Date: 5/24/2022
EASTHAMPTON – The Easthampton School Committee approved an operating budget of $18.5 million for fiscal year 2023 (FY23), a 7.91 percent increase from the last year.
The budget passed through a 6-0-1 vote with Mayor Nicole LaChapelle and will now be sent to the mayor’s office as well as to the City Council for a final approval from the city.
The reason behind the large increase from last year’s budget to this one is mainly based on increases in tuition and transportation costs. Of the $1.4 million difference from the last two fiscal years, nearly $1 million has fallen on these two costs – $500,525 for tuition increases and $493,095 for transportation.
Dayle Dorian, director of business for the Easthampton Public Schools, clarified during the public hearing – in which no members of the public commented – the reasons behind the increase in tuition.
Dorian explained that one side of the tuition was due to special education tuition and increases there could be tied to new students in the district who came without a district replacement for their needs, new additions to special education or from special education students who are in state custody who have had costs change in their placement.
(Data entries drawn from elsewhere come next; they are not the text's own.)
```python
# ... 113 lines not shown
    "dnm_vec_layout_blocks": (C.c_int, [C.POINTER(Subspace), C.c_int64, i64p, i64p, i64p]),
    "dnm_vec_layout_copy": (C.c_int, [C.POINTER(Subspace), C.POINTER(Partition), vp, vp, C.c_int, vp]),
    "dnm_vec_layout_copy_f64": (C.c_int, [C.POINTER(Subspace), C.POINTER(Partition), vp, vp, C.c_int, vp]),
    "dnm_vec_layout_zero_padding": (C.c_int, [C.POINTER(Subspace), C.POINTER(Partition), vp, vp]),
    "dnm_vec_layout_positions": (C.c_int, [C.POINTER(Subspace), C.POINTER(Partition), C.c_int64, vp, vp, vp]),
    "dnm_vec_layout_positions_host": (C.c_int, [C.POINTER(Subspace), C.POINTER(Partition), C.c_int64, i64p, i64p]),
    "dnm_vec_layout_set_random": (C.c_int, [C.POINTER(Subspace), C.POINTER(Partition), vp, C.c_uint64, vp]),
    "dnm_mat_layouts": (C.c_int, [vp, C.POINTER(C.c_int), C.POINTER(C.c_int)]),
    "dnm_mat_window_split": (C.c_int, [vp, C.POINTER(C.c_int)]),
    "dnm_mat_mult_local_part": (C.c_int, [vp, vp, vp, C.c_int, C.c_int, vp]),
    "dnm_mat_local_part_bits": (C.c_int, [vp, C.POINTER(C.c_int), C.POINTER(C.c_int)]),
    "dnm_mat_mult_window_local": (C.c_int, [vp, vp, vp, vp]),
    "dnm_mat_mult_window_remote": (C.c_int, [vp, vp, C.c_int64, C.c_int64, vp, vp]),
    "dnm_mat_window_local_rows": (C.c_int, [vp, C.c_int64, C.c_int64, C.c_int, C.c_int, C.POINTER(C.c_int64), C.POINTER(C.c_int), vp]),
    "dnm_mat_mult_window_rows": (C.c_int, [vp, vp, C.c_int64, C.c_int64, vp, C.c_int64, C.c_int64, vp]),
    "dnm_mat_destroy": (C.c_int, [vp]),
    "dnm_mat_sizes": (C.c_int, [vp, i64p, i64p, i64p, i64p]),
    "dnm_mat_precompute_diagonal": (C.c_int, [vp, vp]),
    "dnm_mat_get_diagonal": (C.c_int, [vp, f64p, vp]),
    "dnm_mat_mult": (C.c_int, [vp, vp, vp, vp]),
    "dnm_mat_norm_inf": (C.c_int, [vp, f64p, vp]),
    "dnm_mat_set_norm": (C.c_int, [vp, C.c_double]),
    "dnm_mat_plan_describe": (C.c_int, [vp, C.c_char_p, C.c_size_t]),
    "dnm_mat_plan_launches": (C.c_int, [vp, C.POINTER(C.c_int)]),
    "dnm_mat_plan_counts": (C.c_int, [vp] + [C.POINTER(C.c_int)] * 6),
    "dnm_mat_export_dtile": (C.c_int, [vp, C.c_int, C.c_int, f64p, C.c_int64]),
    "dnm_mat_export_tabs": (C.c_int, [vp, C.c_int, C.c_int, vp, C.c_size_t, C.c_int, C.POINTER(C.c_int), f64p, C.c_int64, i64p]),
    "dnm_mat_export_pass": (C.c_int, [vp, C.c_int, C.c_int, vp, C.c_size_t, vp, C.c_size_t, C.c_int,
                                      C.POINTER(C.c_int)]),
    "dnm_mat_export_flip": (C.c_int, [vp, C.c_int, C.c_int, vp, C.c_size_t, C.c_int, C.POINTER(C.c_int),
                                      C.POINTER(C.c_uint32), f64p]),
    "dnm_mat_export_flip_pass": (C.c_int, [vp, C.c_int, C.c_int, vp, C.c_size_t, vp, C.c_size_t, C.c_int,
                                           C.POINTER(C.c_int), f64p, C.c_int64, i64p]),
    "dnm_mat_export_diag_tables": (C.c_int, [vp, C.c_int, C.c_int, f64p, C.c_int64, i64p, f64p, C.c_int64, i64p,
                                             C.POINTER(C.c_uint64), C.POINTER(C.c_int)]),
    "dnm_mat_export_sc3": (C.c_int, [vp, C.c_char_p, vp, C.c_size_t, C.POINTER(C.c_size_t)]),
    "dnm_mat_ownership": (C.c_int, [vp, i64p, i64p]),
    "dnm_mat_column_window": (C.c_int, [vp, i64p, i64p, vp]),
    "dnm_mat_column_chunks": (C.c_int, [vp, C.c_int, C.POINTER(C.c_uint8), C.c_int64, vp]),
    "dnm_mat_mult_window": (C.c_int, [vp, vp, C.c_int64, C.c_int64, vp, vp]),
    "dnm_mat_exchange_plan": (C.c_int, [vp, C.POINTER(C.c_int), C.POINTER(Xfer), C.POINTER(C.c_int),
                                        C.POINTER(Xfer)]),
    "dnm_mat_mult_dot": (C.c_int, [vp, vp, vp, f64p, vp]),
    "dnm_mat_mult_lanczos": (C.c_int, [vp, vp, vp, vp, C.c_double, f64p, vp]),
    "dnm_mat_mult_local": (C.c_int, [vp, vp, vp, vp]),
    "dnm_mat_mult_remote": (C.c_int, [vp, C.c_int32, vp, vp, vp]),
    "dnm_vec_set": (C.c_int, [vp, C.c_int64, C.c_double, C.c_double, vp]),
    "dnm_vec_copy": (C.c_int, [vp, vp, C.c_int64, vp]),
    "dnm_vec_scale": (C.c_int, [vp, C.c_int64, C.c_double, C.c_double, vp]),
    "dnm_vec_axpby": (C.c_int, [vp, vp, C.c_int64, C.c_double, C.c_double, C.c_double, C.c_double, vp]),
    "dnm_vec_dot": (C.c_int, [vp, vp, C.c_int64, f64p, vp]),
    "dnm_vec_norm2": (C.c_int, [vp, C.c_int64, f64p, vp]),
    "dnm_vec_set_random": (C.c_int, [vp, C.c_int64, C.c_uint64, C.c_int64, vp]),
    "dnm_vec_mdot": (C.c_int, [vp, C.c_int64, C.c_int, vp, C.c_int64, f64p, vp]),
    "dnm_vec_maxpy": (C.c_int, [vp, vp, C.c_int64, C.c_int, C.c_int64, f64p, vp]),
    "dnm_vec_basis_update": (C.c_int, [vp, C.c_int64, C.c_int, C.c_int, C.c_int64, f64p, vp]),
    "dnm_workspace_bytes": (C.c_int, [C.POINTER(C.c_size_t)]),
    "dnm_release_workspace": (C.c_int, []),
    "dnm_mat_is_real_packed": (C.c_int, [C.c_void_p, C.POINTER(C.c_int)]),
    "dnm_comm_unique_id": (C.c_int, [C.c_void_p]),
    "dnm_comm_create": (C.c_int, [C.c_void_p, C.c_int, C.c_int, C.POINTER(C.c_void_p)]),
    "dnm_comm_destroy": (C.c_int, [C.c_void_p]),
    "dnm_comm_forget": (C.c_int, [C.c_void_p, C.c_void_p]),
    "dnm_comm_loopback": (C.c_int, [C.c_void_p, C.c_int, C.c_int, C.POINTER(C.c_void_p), C.POINTER(C.c_void_p)]),
    "dnm_comm_allreduce": (C.c_int, [C.c_void_p, C.POINTER(C.c_double), C.c_int, C.c_int]),
    "dnm_mat_mult_partitioned": (C.c_int, [C.c_void_p, C.c_void_p, C.c_void_p, C.c_void_p, C.c_void_p]),
# ... 70 lines not shown
```

dynamite_amd/csrc/mat.cpp:

```cpp
#include "passes.h"
#include "vec_api.h"
#include "row_fused.h"

#include <algorithm>
#include <cstring>

namespace dnm {

static thread_local std::string g_err;

void set_error(const char *fmt, ...) {
  char buf[1024];
  va_list ap;
  va_start(ap, fmt);
  vsnprintf(buf, sizeof(buf), fmt, ap);
  va_end(ap);
  g_err = buf;
}

int DevBuf::alloc(size_t nbytes) {
  release();
  if (nbytes == 0) nbytes = 16;
  DNM_HIP(hipMalloc(&p, nbytes));
  bytes = nbytes;
// ... 93 lines not shown
      dev.nchoosek = (const int64_t *)d_nck.p;
    }
    if (!smap.empty()) {
      DNM_TRY(d_smap.upload(smap.data(), smap.size() * 8));
      DNM_TRY(d_rstates.upload(rstates.data(), rstates.size() * 8));
      dev.state_map = (const int64_t *)d_smap.p;
      dev.rmap_states = (const int64_t *)d_rstates.p;
      if (!rind.empty()) {
        DNM_TRY(d_rind.upload(rind.data(), rind.size() * 8));
        dev.rmap_indices = (const int64_t *)d_rind.p;
      }
      if (!bucket.empty()) {
        DNM_TRY(d_bucket.upload(bucket.data(), bucket.size() * 8));
        dev.bucket = (const int64_t *)d_bucket.p;
      }
    }
  }
  return 0;
}
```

She added the other side of the tuition increases were due to vocational tuitions for students attending either trade school options for students in Easthampton.
Transportation costs increased with the consolidation of schools in Easthampton, thus making it so more students need the services of buses to get to school. Superintendent Alison LeClair called the increases in transportation “fixed costs and intended” due to consolidation and the new normal for students in Easthampton.
The remaining costs from the $1.4 in difference of budgets will go toward utilities.
Marin Goldstein, chair of the School Committee’s Finance Subcommittee, said the subcommittee recommended the passing of the budget and credited the finance team for their work on this year’s budget as a whole. Goldstein said the finance team dug deep in certain areas to make sure that what was being put forward in the budget was aligned with what the school’s values and goals were.
Because of the consolidation of schools, some reductions of note in the new fiscal year will be the loss of one school administrator, three elementary classroom teachers and the loss of 9.2 paraeducators in exchange for new professional staff positions.
New positions to be added in the first full year with the new Easthampton school layout will be a new middle school librarian, one full day pre-K teacher that will allow for Easthampton to reintroduce the school service for young children, and one new special education teacher.
These new positions were created through the shifted elementary paraeducator funding. Through different sources of grant funding, other notable positions the schools will be adding are an elementary school librarian, a new STEM teacher, a social emotional coordinator, and a high school adjustment counselor.
Federal grants of $847,264, the ESSR III grant of $1.6 million, $382,006 from the circuit breaker account and an additional $1 million from other revolving funds in the city have been added to the operating budget make the total district budget $22.3 million for FY23.